CHARACTERIZING HYDRAULIC PROPERTIES FOR SEDIMENT EROSION AND TRANSPORT; THE LOWER COLORADO RIVER

Diversion of flow along the Lower Colorado River as a result of damming and increased water demand has resulted in a change of its channel morphology and reduced the rivers ability to redistribute sediments deposited during floods. In 1996, a major flood on the Gila River aggraded the Colorado River Channel by 1.3 m along a distance approximately 10 km downstream from the confluence. Two million cubic feet of sediment were subsequently dredged from the channel to provide the capacity needed to prevent floods. This study details a survey conducted to determine the minimum discharge rate needed to maintain the active channel and transport excess sediment to prevent a reoccurrence.
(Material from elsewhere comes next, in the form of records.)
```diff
   P2Args a2{v1, cdesc, dtile, gcount, goff1, bp.at<uint32_t>(ctx, kTR), T, NG, goff2, hist2, bp.at<uint32_t>(ctx, kV2)};
   {
     ScopedTimer tm(ctx, "p2_scatter");
     hipLaunchKernelGGL(k_p2_scatter, dim3(G), dim3(kPThreads), 0, ctx->stream, a2);
   }
-  hipLaunchKernelGGL(k_bucket_desc, dim3(kNumBuckets / 256), dim3(256), 0, ctx->stream, (const uint32_t*)goff2,
-                     gcount, (const uint32_t*)cfirst, bdesc, bnz);
-  hipLaunchKernelGGL(k_bucket_groups, dim3(div_up((uint64_t)kNumBuckets * NG, 256)), dim3(256), 0, ctx->stream,
-                     (const uint32_t*)goff2, gcount, (const uint32_t*)cbase, NG, bp.at<uint32_t>(ctx, kGB));
-  rc = scan32(ctx, bnz, blpos, kNumBuckets, scr);
-  if (rc) return rc;
-  hipLaunchKernelGGL(k_bucket_compact, dim3(kNumBuckets / 256), dim3(256), 0, ctx->stream, (const uint4*)bdesc,
-                     (const uint32_t*)blpos, bp.at<uint32_t>(ctx, kLB), bp.at<uint4>(ctx, kLQ));
+  hipLaunchKernelGGL(k_bucket_tables, dim3(kTabBlocks * NG), dim3(kTabThreads), 0, ctx->stream,
+                     (const uint32_t*)goff2, gcount, (const uint32_t*)cfirst, (const uint32_t*)cbase, NG, bdesc,
+                     bp.at<uint32_t>(ctx, kGB), blpos);
+  uint32_t* nspill = bp.at<uint32_t>(ctx, kSP);
+  hipLaunchKernelGGL(k_bucket_list, dim3(kTabBlocks), dim3(kTabThreads), 0, ctx->stream, (const uint4*)bdesc,
+                     (const uint32_t*)blpos, bp.at<uint32_t>(ctx, kLB), bp.at<uint4>(ctx, kLQ), blpos + kNumBuckets,
+                     zero_fcnt ? bp.at<uint32_t>(ctx, kTK) : nullptr, nspill, zero_fcnt);
   SG_HIP(hipGetLastError());
   return SG_OK;
 }
```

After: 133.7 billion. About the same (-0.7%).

The survey involved a detailed study of the sediments along a 30 kilometer long stretch of the river around Yuma Arizona using the Adjustable Shear Stress Sediment Erosion and Transport (ASSET) Flume, used to measure insitu sediment erosion properties at various shear stresses at different flow conditions and depth. Twenty-six core samples along a stretch of the river were analyzed insitu to determine flow parameters while particle sizes and size distribution where determined in the laboratory using the Malvern Mastersizer.

The cores contain coarse sediments, clay, and organic materials with the organic materials more prevalent at the surface of the stream sediment. The sediments analyzed from various locations within the study area were observed to have varying flow parameters and bulk properties. The plots obtained from the data show a general trend of a decrease in erosion rate and an increase in shear stress with increase in depth. However, sediments in areas with abundant organic materials draping the sediment tend to have a higher shear stress near the sediment surface.
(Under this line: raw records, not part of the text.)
template <typename T, int FW, int NT, int TWF, int UPB, bool XF, bool LSM, bool ROW7 = false, int EXT = 0>
__global__ __launch_bounds__(256, ((ROW7 || (EXT == 1 && NT == 2)) ? 2 : 3)) void conv_thin_kernel(const ThinK k) {
  ubr_main_prio();
  static_assert(EXT == 0 || (!XF && !LSM), "the training epilogues belong to the data-gradient convs (no transform on load, NHWC output)");
  constexpr int TN = NT * 16;
  constexpr int TH = 4 * FW / TWF;
  constexpr int TW = TWF * 16;
  constexpr int CPU = ET<T>::CPU;
  constexpr int ESZ = 16 / CPU;
  constexpr int LG = UPB == 4 ? 2 : (UPB == 2 ? 1 : 0);
  constexpr int PIXB = thin_pixb(UPB);
  constexpr int HS = ROW7 ? 7 : (UPB == 4 ? 6 : 5);
  constexpr int PPS = 256 / UPB;
  constexpr int WB = 4;
  constexpr int FH = ROW7 ? 8 : 4;
  static_assert(TWF == 2 && FW % FH == 0, "tile shape");
  static_assert(!ROW7 || (FW == 8 && NT == 1 && UPB == 2), "ROW7 is the 16x32-pixel, 16-cout, 16-cin tile");
  constexpr bool WIDE = ESZ == 2;

  extern __shared__ __attribute__((aligned(16))) char smem[];
  int* tbl = reinterpret_cast<int*>(smem);
  char* wl = smem + k.wl_off;
  char* halo = smem + k.halo_off;
  float* red = reinterpret_cast<float*>(smem + k.red_off);

  const int tid = threadIdx.x, lane = tid & 63, wave = tid >> 6, q = lane >> 4, l16 = lane & 15;
  const int n0 = blockIdx.y * TN;
  const int c = tid & (UPB - 1);
  const int nw = 4 * k.steps * TN;

  int hxu[HS], relu[HS];
  int hyu[XF ? HS : 1];
#pragma unroll
  for (int u = 0; u < HS; ++u) {
    const int pix = (tid >> LG) + u * PPS;
    const int hy = (int)udiv_magic((unsigned)pix, k.hw_magic), hx = pix - hy * k.HW;
    const bool in = tid + u * 256 < k.nitems;
    hxu[u] = in ? hx : -(1 << 24);
    relu[u] = hy * k.x_sy + hx * k.x_sx + c * 16;
    if constexpr (XF) hyu[u] = hy;
  }
  char* const halo_w = halo + (tid >> LG) * PIXB + c * 16;

  ubr_u4 hv[HS];
  unsigned hok = 0u;
  auto load_halo = [&](int tile) {
    const unsigned t = (unsigned)__builtin_amdgcn_readfirstlane(tile);
    const unsigned r = udiv_magic(t, k.tx_magic), tx = t - r * (unsigned)k.tiles_x;
    const unsigned n = udiv_magic(r, k.ty_magic), ty = r - n * (unsigned)k.tiles_y;
    const int hy0 = (int)ty * TH + k.hy_org, hx0 = (int)tx * TW + k.hx_org;
    __amdgpu_buffer_rsrc_t xr = __builtin_amdgcn_make_buffer_rsrc((void*)(k.x + (long)n * k.x_sn), 0, (int)k.x_bytes, 0x00020000);
    const int goff = hy0 * k.x_sy + hx0 * k.x_sx;
    hok = 0u;
#pragma unroll
    for (int u = 0; u < HS; ++u) {
      const bool ok = (unsigned)(hx0 + hxu[u]) < (unsigned)k.W;
      int vo = ok ? relu[u] + goff : -1;
      if (k.dbg & 1) vo = -1;
      hv[u] = __builtin_amdgcn_raw_buffer_load_b128(xr, vo, 0, 0);
      if constexpr (XF) hok |= (unsigned)(ok & ((unsigned)(hy0 + hyu[u]) < (unsigned)k.H)) << u;
    }
  };

  const int ntiles = k.ntiles;
  int tile = blockIdx.x;
  load_halo(tile);
  uint4 wv[WB];
  if (k.wlinear) {
    const int nvalid = k.nunits * TN;
#pragma unroll
    for (int u = 0; u < WB; ++u) {
      const int i = tid + u * 256;
      wv[u] = make_uint4(0u, 0u, 0u, 0u);
      if (i < nvalid) wv[u] = ldg16(k.w + (long)i * 16);
    }
  }
  float bs[NT][4];
#pragma unroll
  for (int j = 0; j < NT; ++j)
#pragma unroll
    for (int r = 0; r < 4; ++r) {
      const int ch = n0 + j * 16 + 4 * q + r;
      bs[j][r] = (k.bias != nullptr && ch < k.Cout) ? k.bias[ch] : 0.f;
    }
  float* xfc = red + 4 * TN * 2;
  if constexpr (XF) {
    for (int i = tid; i < 4 * UPB * CPU; i += 256) {
      const int which = i / (UPB * CPU), ch = i - which * (UPB * CPU);
      const float* src = which == 0 ? k.in_sub : (which == 1 ? k.in_scale : (which == 2 ? k.in_shift : k.in_lo));
      xfc[i] = src[ch];
    }
  }
  if constexpr (EXT == 1) {
    for (int i = tid; i < 4 * TN; i += 256) {
      const int which = i / TN, ch = n0 + (i - which * TN);
      const float* src = which == 0 ? k.bmean : (which == 1 ? k.bscale : (which == 2 ? k.bshift : k.binvstd));
      xfc[i] = ch < k.Cout ? src[ch] : 0.f;
    }
  }
  int* wsrc = tbl + 4 * k.steps;
  for (int u = tid; u < 4 * k.steps; u += 256) {
    int off = 0, v = -1;
    if (u < k.nunits) {
      const int tap = u >> LG, cc = u & (UPB - 1);
      off = ((k.dy[tap] - k.dymin) * k.HW + (k.dx[tap] - k.dxmin)) * PIXB + cc * 16;
      v = k.wt[tap] == 255 ? -1 : ((int)k.wt[tap] * k.CU + cc) * k.Cout_pad;
    }
    tbl[u] = off;
    wsrc[u] = v;
  }
  if (k.wlinear) {
#pragma unroll
    for (int u = 0; u < WB; ++u) {
      const int i = tid + u * 256;
      if (i < nw) *reinterpret_cast<uint4*>(wl + (long)i * 16) = wv[u];
    }
    const int nvalid = k.nunits * TN;
    for (int ib = tid + 256 * WB; ib < nw; ib += 256 * WB) {
#pragma unroll
      for (int u = 0; u < WB; ++u) {
        const int i = ib + u * 256;
        wv[u] = make_uint4(0u, 0u, 0u, 0u);
        if (i < nvalid) wv[u] = ldg16(k.w + (long)i * 16);
      }
#pragma unroll
      for (int u = 0; u < WB; ++u) {
        const int i = ib + u * 256;
        if (i < nw) *reinterpret_cast<uint4*>(wl + (long)i * 16) = wv[u];
      }
    }
  } else {
    __syncthreads();
    for (int ib = tid; ib < nw; ib += 256 * WB) {
#pragma unroll
      for (int u = 0; u < WB; ++u) {
        const int i = ib + u * 256;
        wv[u] = make_uint4(0u, 0u, 0u, 0u);
        if (i < nw) {
          const int src = wsrc[i / TN];
          if (src >= 0) wv[u] = ldg16(k.w + ((long)(src + n0 + (i % TN))) * 16);
        }
      }
#pragma unroll
      for (int u = 0; u < WB; ++u) {
        const int i = ib + u * 256;
        if (i < nw) *reinterpret_cast<uint4*>(wl + (long)i * 16) = wv[u];
      }
    }
  }

  if constexpr (XF || EXT == 1) __syncthreads();
  const int fb0 = (((wave * FW) / TWF) * k.HW + l16) * PIXB;
  const int rowb = k.HW * PIXB;
  int vo_out[NT];
#pragma unroll
  for (int j = 0; j < NT; ++j) {
    if constexpr (WIDE) vo_out[j] = ((wave * FW) / TWF) * k.y_sy + ((q & 1) * 16 + l16) * k.y_sx + (n0 + j * 16 + 8 * (q >> 1)) * ESZ;
    else vo_out[j] = ((wave * FW) / TWF) * k.y_sy + l16 * k.y_sx + (n0 + j * 16 + 4 * q) * ESZ;
  }
  int vo_ad[NT];
#pragma unroll
  for (int j = 0; j < NT; ++j) vo_ad[j] = ((wave * FW) / TWF) * k.a_sy + l16 * k.a_sx + (n0 + j * 16 + 4 * q) * ESZ;
  int vo_c[EXT == 1 ? NT : 1], vo_m[EXT == 2 ? NT : 1];
  if constexpr (EXT == 1) {
#pragma unroll
    for (int j = 0; j < NT; ++j) vo_c[j] = ((wave * FW) / TWF) * k.bc_sy + l16 * k.bc_sx + (n0 + j * 16 + 4 * q) * ESZ;
  }
  if constexpr (EXT == 2) {
#pragma unroll
    for (int j = 0; j < NT; ++j) vo_m[j] = (((wave * FW) / TWF) * k.OW + l16) * k.ad_mask_cu + (n0 + j * 16 + 4 * q) / CPU;
  }
  float s1[NT][4], s2[NT][4];
#pragma unroll
  for (int j = 0; j < NT; ++j)
#pragma unroll
    for (int r = 0; r < 4; ++r) { s1[j][r] = 0.f; s2[j][r] = 0.f; }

Samples with interstratified gravels, sand, clay and organic materials which reduce sediment erodibility were found to exist primarily along the river bank and at mid-channel bars on the river channel. Also, the critical shear stress required to erode and transport sediments generally increased upstream from the dam to near where the river passes through a granite bedrock constriction at the city of Yuma then gradually diminished in value.